Records provided:
□ □ □ □

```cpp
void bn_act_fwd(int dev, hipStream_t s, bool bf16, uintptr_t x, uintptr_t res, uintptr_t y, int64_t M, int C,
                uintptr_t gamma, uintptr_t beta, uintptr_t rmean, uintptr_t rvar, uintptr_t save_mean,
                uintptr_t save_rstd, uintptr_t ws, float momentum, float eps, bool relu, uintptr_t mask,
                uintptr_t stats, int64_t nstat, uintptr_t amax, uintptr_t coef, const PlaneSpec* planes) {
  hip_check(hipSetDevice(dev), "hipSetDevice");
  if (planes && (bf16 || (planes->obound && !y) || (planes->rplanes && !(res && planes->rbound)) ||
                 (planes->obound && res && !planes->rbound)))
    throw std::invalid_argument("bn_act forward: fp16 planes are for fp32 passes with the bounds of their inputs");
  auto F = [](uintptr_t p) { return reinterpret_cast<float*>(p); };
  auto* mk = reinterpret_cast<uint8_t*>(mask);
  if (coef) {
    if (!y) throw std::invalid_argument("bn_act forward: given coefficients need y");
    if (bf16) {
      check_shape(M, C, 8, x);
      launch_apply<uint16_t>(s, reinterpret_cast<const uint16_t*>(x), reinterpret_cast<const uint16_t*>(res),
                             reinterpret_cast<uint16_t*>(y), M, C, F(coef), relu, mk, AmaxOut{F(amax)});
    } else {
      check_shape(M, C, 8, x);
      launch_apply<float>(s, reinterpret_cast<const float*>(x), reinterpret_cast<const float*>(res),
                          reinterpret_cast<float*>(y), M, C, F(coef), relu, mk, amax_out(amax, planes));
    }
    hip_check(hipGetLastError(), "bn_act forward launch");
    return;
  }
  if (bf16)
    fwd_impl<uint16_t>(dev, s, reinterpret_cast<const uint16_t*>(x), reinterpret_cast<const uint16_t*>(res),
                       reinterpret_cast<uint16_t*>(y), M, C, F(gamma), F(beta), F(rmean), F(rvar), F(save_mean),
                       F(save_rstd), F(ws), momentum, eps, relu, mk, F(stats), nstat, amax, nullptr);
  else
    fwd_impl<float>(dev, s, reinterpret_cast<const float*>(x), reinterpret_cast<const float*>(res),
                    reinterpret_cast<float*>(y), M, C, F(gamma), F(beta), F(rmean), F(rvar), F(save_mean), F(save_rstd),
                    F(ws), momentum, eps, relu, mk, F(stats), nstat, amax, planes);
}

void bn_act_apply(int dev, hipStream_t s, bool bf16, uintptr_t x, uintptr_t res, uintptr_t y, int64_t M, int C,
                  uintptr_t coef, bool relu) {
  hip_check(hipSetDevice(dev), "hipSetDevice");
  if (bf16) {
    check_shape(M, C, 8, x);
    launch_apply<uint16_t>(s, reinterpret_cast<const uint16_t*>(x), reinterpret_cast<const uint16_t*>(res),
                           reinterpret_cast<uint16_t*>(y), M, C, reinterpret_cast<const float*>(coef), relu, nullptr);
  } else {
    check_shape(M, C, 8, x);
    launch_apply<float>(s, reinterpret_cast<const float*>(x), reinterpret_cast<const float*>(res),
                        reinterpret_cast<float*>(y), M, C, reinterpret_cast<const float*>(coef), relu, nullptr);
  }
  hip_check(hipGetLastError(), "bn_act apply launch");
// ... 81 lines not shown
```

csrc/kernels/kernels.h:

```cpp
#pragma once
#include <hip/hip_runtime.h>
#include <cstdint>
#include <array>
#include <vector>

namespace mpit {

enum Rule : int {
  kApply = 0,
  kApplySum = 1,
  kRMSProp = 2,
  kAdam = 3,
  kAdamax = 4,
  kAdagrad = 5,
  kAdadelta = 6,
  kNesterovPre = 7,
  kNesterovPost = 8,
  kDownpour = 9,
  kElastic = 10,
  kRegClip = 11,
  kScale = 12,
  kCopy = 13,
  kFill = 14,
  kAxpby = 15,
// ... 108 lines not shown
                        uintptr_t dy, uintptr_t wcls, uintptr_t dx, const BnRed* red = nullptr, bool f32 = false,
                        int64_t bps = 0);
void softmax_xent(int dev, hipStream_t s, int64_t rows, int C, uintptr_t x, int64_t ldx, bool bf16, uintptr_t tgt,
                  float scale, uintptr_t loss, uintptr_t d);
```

□ □ □ □

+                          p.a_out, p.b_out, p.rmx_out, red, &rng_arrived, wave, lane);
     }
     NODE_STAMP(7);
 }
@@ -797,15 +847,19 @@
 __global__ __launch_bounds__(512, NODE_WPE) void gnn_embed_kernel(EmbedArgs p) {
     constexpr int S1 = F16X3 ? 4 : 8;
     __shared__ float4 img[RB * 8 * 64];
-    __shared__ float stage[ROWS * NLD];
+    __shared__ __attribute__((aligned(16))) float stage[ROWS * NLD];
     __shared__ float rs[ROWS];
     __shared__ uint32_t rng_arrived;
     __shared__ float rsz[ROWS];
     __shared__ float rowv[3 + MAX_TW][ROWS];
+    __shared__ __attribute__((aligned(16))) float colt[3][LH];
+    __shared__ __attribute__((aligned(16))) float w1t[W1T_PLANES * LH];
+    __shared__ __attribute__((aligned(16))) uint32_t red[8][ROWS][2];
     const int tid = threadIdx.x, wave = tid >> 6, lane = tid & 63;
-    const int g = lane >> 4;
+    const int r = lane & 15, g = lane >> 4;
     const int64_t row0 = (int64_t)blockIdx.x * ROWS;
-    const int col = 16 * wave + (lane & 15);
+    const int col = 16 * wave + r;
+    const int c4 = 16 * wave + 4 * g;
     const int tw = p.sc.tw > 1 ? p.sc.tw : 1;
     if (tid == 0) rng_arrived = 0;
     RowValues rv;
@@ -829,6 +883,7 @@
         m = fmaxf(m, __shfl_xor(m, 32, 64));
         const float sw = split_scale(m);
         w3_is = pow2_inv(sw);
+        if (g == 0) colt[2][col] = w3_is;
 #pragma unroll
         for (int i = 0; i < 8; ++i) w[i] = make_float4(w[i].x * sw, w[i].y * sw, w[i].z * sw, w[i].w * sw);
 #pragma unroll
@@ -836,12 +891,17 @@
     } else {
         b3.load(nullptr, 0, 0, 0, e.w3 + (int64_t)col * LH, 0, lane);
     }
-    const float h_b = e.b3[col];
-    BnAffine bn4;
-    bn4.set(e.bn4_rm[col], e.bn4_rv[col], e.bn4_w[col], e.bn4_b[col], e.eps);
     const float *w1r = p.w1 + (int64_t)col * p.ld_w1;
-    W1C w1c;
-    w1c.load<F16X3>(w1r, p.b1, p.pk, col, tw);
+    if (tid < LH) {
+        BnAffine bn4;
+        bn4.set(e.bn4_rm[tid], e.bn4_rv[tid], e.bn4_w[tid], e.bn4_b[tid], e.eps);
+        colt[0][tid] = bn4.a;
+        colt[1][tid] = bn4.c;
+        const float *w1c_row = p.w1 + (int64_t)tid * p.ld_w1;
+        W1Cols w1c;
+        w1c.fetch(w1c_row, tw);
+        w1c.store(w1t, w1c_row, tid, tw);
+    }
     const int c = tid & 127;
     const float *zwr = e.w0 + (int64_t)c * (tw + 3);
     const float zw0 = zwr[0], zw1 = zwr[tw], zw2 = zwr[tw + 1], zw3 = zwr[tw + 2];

□ □ □ □

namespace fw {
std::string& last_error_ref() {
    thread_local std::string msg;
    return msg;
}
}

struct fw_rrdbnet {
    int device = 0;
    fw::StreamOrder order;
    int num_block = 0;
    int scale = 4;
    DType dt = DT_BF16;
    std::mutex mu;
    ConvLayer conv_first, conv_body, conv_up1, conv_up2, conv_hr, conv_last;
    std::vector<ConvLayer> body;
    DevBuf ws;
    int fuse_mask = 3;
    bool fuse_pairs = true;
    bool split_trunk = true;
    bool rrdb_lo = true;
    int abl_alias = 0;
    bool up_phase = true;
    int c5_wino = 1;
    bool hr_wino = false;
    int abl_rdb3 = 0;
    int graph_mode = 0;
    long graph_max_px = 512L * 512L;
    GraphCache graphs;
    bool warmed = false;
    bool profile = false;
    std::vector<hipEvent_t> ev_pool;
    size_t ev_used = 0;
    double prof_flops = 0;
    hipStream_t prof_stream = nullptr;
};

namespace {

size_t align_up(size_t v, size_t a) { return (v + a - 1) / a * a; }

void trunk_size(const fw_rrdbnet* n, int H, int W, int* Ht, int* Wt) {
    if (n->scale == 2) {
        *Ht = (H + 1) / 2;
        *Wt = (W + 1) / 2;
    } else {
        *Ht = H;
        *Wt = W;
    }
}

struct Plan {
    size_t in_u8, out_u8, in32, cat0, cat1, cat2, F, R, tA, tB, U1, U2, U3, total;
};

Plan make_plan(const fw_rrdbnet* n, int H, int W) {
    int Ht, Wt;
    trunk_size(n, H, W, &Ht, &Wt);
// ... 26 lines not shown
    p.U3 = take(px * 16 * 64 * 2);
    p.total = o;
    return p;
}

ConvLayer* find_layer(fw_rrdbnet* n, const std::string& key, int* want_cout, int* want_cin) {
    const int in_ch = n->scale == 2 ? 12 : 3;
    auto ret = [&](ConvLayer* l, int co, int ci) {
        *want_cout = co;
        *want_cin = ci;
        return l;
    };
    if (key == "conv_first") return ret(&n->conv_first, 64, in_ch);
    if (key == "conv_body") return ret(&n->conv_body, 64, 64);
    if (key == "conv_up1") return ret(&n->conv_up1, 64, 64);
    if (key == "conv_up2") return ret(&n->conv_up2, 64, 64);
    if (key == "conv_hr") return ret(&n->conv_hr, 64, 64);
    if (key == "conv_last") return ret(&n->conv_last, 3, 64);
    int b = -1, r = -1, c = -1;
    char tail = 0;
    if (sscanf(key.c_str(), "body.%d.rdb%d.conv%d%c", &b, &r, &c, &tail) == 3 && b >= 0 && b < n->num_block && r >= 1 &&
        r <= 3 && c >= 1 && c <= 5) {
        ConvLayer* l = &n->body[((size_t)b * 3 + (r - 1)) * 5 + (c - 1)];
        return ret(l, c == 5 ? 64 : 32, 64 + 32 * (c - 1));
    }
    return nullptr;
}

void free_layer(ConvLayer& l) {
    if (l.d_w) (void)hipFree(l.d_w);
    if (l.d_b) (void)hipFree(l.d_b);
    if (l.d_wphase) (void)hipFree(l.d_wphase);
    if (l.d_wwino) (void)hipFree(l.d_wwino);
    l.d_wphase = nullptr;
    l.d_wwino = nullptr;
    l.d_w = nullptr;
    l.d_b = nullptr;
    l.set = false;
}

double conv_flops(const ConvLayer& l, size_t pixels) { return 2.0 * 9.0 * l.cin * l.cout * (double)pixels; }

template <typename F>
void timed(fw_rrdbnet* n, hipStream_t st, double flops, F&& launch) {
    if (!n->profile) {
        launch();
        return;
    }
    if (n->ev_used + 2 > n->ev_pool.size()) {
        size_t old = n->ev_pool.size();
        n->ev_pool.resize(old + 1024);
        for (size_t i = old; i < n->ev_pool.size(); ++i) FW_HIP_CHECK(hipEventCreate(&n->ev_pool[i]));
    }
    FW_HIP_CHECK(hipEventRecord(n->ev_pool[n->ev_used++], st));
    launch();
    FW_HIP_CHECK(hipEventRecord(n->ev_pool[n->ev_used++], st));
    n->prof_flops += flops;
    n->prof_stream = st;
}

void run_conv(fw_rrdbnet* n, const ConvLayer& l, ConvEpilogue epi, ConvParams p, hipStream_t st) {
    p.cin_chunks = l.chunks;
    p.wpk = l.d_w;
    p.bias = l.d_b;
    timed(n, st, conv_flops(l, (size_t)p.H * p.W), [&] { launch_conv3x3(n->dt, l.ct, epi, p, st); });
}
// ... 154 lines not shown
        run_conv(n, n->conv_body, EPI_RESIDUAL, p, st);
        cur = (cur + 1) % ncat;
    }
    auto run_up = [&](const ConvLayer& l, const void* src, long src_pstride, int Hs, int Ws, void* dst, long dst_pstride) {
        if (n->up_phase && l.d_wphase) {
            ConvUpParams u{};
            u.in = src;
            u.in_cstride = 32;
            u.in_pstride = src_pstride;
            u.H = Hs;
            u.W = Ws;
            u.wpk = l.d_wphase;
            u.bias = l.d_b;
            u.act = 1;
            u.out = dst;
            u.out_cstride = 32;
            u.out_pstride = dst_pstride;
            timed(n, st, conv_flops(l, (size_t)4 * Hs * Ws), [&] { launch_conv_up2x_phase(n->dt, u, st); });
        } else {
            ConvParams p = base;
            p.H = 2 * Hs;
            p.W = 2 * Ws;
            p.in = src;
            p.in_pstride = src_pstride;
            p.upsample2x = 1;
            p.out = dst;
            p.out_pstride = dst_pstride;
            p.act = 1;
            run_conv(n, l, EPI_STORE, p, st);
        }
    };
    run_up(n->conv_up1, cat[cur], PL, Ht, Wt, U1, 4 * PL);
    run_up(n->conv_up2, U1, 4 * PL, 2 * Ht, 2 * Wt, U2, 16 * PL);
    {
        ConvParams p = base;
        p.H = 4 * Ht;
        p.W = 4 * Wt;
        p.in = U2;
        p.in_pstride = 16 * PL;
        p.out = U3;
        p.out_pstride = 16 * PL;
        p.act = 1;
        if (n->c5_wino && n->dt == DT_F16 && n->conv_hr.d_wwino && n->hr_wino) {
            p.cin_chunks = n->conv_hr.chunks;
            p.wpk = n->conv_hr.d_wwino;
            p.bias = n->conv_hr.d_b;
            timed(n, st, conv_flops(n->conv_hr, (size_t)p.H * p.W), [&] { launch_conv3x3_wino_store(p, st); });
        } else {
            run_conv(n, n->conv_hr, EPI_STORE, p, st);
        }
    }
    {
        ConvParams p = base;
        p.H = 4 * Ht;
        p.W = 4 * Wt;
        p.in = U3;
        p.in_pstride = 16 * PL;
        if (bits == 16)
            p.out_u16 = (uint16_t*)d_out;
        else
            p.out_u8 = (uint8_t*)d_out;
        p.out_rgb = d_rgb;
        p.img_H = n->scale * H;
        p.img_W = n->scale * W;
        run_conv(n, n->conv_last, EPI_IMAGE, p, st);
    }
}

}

□ □ □ □

Exercise description:
All lines above between those holding "conv_up2, conv_hr, conv_last;" and "const int in_ch = n->scale == 2 ? 12 : 3;", inclusive, must be set down unchanged, and no other line may be included.

Solution for this task:
    ConvLayer conv_first, conv_body, conv_up1, conv_up2, conv_hr, conv_last;
    std::vector<ConvLayer> body;
    DevBuf ws;
    int fuse_mask = 3;
    bool fuse_pairs = true;
    bool split_trunk = true;
    bool rrdb_lo = true;
    int abl_alias = 0;
    bool up_phase = true;
    int c5_wino = 1;
    bool hr_wino = false;
    int abl_rdb3 = 0;
    int graph_mode = 0;
    long graph_max_px = 512L * 512L;
    GraphCache graphs;
    bool warmed = false;
    bool profile = false;
    std::vector<hipEvent_t> ev_pool;
    size_t ev_used = 0;
    double prof_flops = 0;
    hipStream_t prof_stream = nullptr;
};

namespace {

size_t align_up(size_t v, size_t a) { return (v + a - 1) / a * a; }

void trunk_size(const fw_rrdbnet* n, int H, int W, int* Ht, int* Wt) {
    if (n->scale == 2) {
        *Ht = (H + 1) / 2;
        *Wt = (W + 1) / 2;
    } else {
        *Ht = H;
        *Wt = W;
    }
}

struct Plan {
    size_t in_u8, out_u8, in32, cat0, cat1, cat2, F, R, tA, tB, U1, U2, U3, total;
};

Plan make_plan(const fw_rrdbnet* n, int H, int W) {
    int Ht, Wt;
    trunk_size(n, H, W, &Ht, &Wt);
// ... 26 lines not shown
    p.U3 = take(px * 16 * 64 * 2);
    p.total = o;
    return p;
}

ConvLayer* find_layer(fw_rrdbnet* n, const std::string& key, int* want_cout, int* want_cin) {
    const int in_ch = n->scale == 2 ? 12 : 3;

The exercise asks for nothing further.